Irish graphics on Council vehicles raise concerns
Published: 3 Jan 2013 13:001 comment
But the chief executive of Fermanagh District Council, Brendan Hegarty, says he is "not aware" of any employees raising concerns, despite what Tom Elliott is claiming.
Mr Elliott is angry that the policy, passed by the Council in June of last year to include Irish graphics on the passenger's side and the back of its electric vehicles, was not 'vetted' by the equality commission first and "bemused" by the Council's decision not to carry out an equality impact assessment before implementing it.
Mr Elliott says he is also concerned that Council officers did not brief councillors -- including his Ulster Unionist Party colleagues who voted against the policy -- about the results of the Council's 'screening matrix', the method it used to determine that an impact assessment was not required.
He has reported the matter to the Equality Commission for Northern Ireland.
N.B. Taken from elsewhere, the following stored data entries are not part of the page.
#ifdef ZRA_SMALL_PROFILE
__device__ unsigned long long zra_small_prof[64];
extern "C" __attribute__((visibility("default"))) void ZraHipDebugReadSmallProfile(unsigned long long* out16, int reset) {
  (void)hipMemcpyFromSymbol(out16, HIP_SYMBOL(zra_small_prof), sizeof(unsigned long long) * 64);
  if (reset) { unsigned long long z[64] = {0}; (void)hipMemcpyToSymbol(HIP_SYMBOL(zra_small_prof), z, sizeof(z)); }
}
#define SPROF(k) { __builtin_amdgcn_s_waitcnt(0); const u64 n_ = __builtin_amdgcn_s_memtime(); if (lane == 0) atomicAdd(&zra_small_prof[k], n_ - spt_); spt_ = n_; }
#define SPROF_T0 u64 spt_ = __builtin_amdgcn_s_memtime();
#define SPROF_RESET spt_ = __builtin_amdgcn_s_memtime();
#else
#define SPROF(k)
#define SPROF_T0
#define SPROF_RESET
#endif
#ifdef ZRA_SMALL_PROFILE
#define PPROF_T0 u64 ppt_ = __builtin_amdgcn_s_memtime();
#define PPROF(k) if (FUSED) { __builtin_amdgcn_s_waitcnt(0); const u64 n_ = __builtin_amdgcn_s_memtime(); if (lane == 0) atomicAdd(&zra_small_prof[k], n_ - ppt_); ppt_ = n_; }
#define LPROF_T0 u64 lpt_ = __builtin_amdgcn_s_memtime();
#define LPROF(k) { __builtin_amdgcn_s_waitcnt(0); const u64 n_ = __builtin_amdgcn_s_memtime(); atomicAdd(&zra_small_prof[k], n_ - lpt_); lpt_ = n_; }
#else
#define PPROF_T0
#define PPROF(k)
#define LPROF_T0
#define LPROF(k)
#endif
constexpr u32 STAGE_BYTES = 512;
struct __attribute__((aligned(16))) ParseShared {
  u8 w0[STAGE_BYTES + 16];
  u8 w1[STAGE_BYTES + 16];
  union {
    u64 wt[64];
    u32 stage[1024];
// ... 474 lines not shown
      u32 pos = endPos;
      if (fcsHave && (fcsHi != 0 || fcsLo != produced)) err = ZE_CORRUPTION;
      if (!err && hasChecksum) { if (srcSize - pos < 4) err = ZE_CHECKSUM_WRONG; else pos += 4; }
      if (!err && pos != srcSize) err = ZE_SRCSIZE_WRONG;
    }
    if (!err) {
      const u32 p0 = a.pieceBase[j], p1 = a.pieceBase[j + 1];
      for (u32 p = p0; p < p1; p++) {
        const ZraRaPiece q = a.pieces[p];
        const u32 have = q.srcOff >= produced ? 0u : min(q.len, produced - q.srcOff);
        if (have) copy_bytes(a.raOut + q.dstOff, a.out + a.outOff[j] + q.srcOff, have, lane, nthreads);
        if (have < q.len) fill_bytes(a.raOut + q.dstOff + have, 0, q.len - have, lane, nthreads);
      }
    }
  }
}

}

In a letter to Mr Hegarty, chief executive of Fermanagh District Council, Mr Elliott criticised the move and added: "Given that the policy falls into Section 75 of the Northern Ireland Act 1998 whereby a public authority must have due regard to the need to promise equality of opportunity between persons of different religious belief and political opinion. This policy, by the inclusion of Irish language and not including other languages such as Ulster Scots has a significant equality impact on members of the public as well as Fermanagh District Council employees from Protestant and Unionist backgrounds. It does not provide equality or parity."
The politician says he has received complaints about the matter from members of the public and Fermanagh District Council employees.
He wrote: "Members of the public have indicated that while they do not want to have [the] Irish language on the Council vehicles, if that is to happen then there should be equality by also having other languages, including Ulster Scots. I also have a complaint from a member of the Polish Community living in Fermanagh who is complaining that there is no equality in the policy for him as he has a very limited knowledge of English and no knowledge of Irish.
"There is particular concern that when using vehicles with the Irish language on them in areas that are predominantly protestant and unionist there is potential for verbal and physical abuse, which will be directed at all the Council employees."
He said the workplace "should be a neutral working environment free from symbols and emblems that are controversial and intimidating to large sections of the workforce" and added: "However, this decision of including the Irish language on the vehicles that these employees are using is adding this controversy into the workplace by means of a Council policy."
A copy of the screening matrix carried out by Fermanagh District Council has been obtained by this newspaper.
"When you look and read the screening matrix they used it actually makes a joke and nonsense of their decision not to go ahead and contact the equality commission and have an equality impact assessment," Mr Elliott told The Impartial Reporter.
One of the question asks: "Is there any evidence that different groups have different needs, experiences, issues and priorities in relation to the particular policy issue?"
The Council's answer reads: "We do not envisage that the policy will have any adverse impact on any individual or group. Those who wish to interact with public bodies through the medium of English will not be affected, and provision of services will continue unaffected."
Mr Elliott has taken exception with the Council's response, saying: "That is absolute nonsense; of course this impacts on certain groups. For example, I am sure the Orange Order wouldn't have any affiliation with the Irish language. This would also include the Unionist councillors who voted against it -- there was clear identification that there was a difference of opinion. If the Council officers can't see that, then I don't know, it just makes a nonsense of it all."
He added: "The results of the screening matrix was not relayed to the councillors and it should have been."
In response, Brendan Hegarty has told this newspaper that the Council uses the tools of screening and equality impact assessment to "assess the likely impact of a policy on the promotion of equality of opportunity and good relations."
"If our screening concludes that the likely impact of a policy is 'none', in respect of all of the equality of opportunity and/or good relations categories, we may decide to screen the policy out i.e. determine that a full Equality Impact Assessment is not required."
Asked why Fermanagh District Council did not seek advice from the equality commission first, Mr Hegarty said: "Fermanagh District Council undertook research into the implications of the European Charter for Regional or Minority Languages, the Belfast Agreement and the St. Andrews Agreement, together with the Equality legislation and the Council's own Linguistic Diversity Policy. The Council also took account of the Equality Commission's response to the DCAL consultation on proposed Irish Language legislation."
Asked why council officers did not brief councillors about the results of its 'screening matrix', Mr Hegarty said: "There was an extensive discussion about equality implications at the Committee and the information provided by officers was in accordance with the outcome of the screening exercise. We also advised members that when appropriate census information was available regarding the use of the Ulster Scots language in Fermanagh we would consider the implications from an equality point of view."
In relation to council employees expressing concerns, as Mr Elliott claims, Mr Hegarty said: "No council employee has expressed any concern to me, nor am I aware of any concerns being raised through management."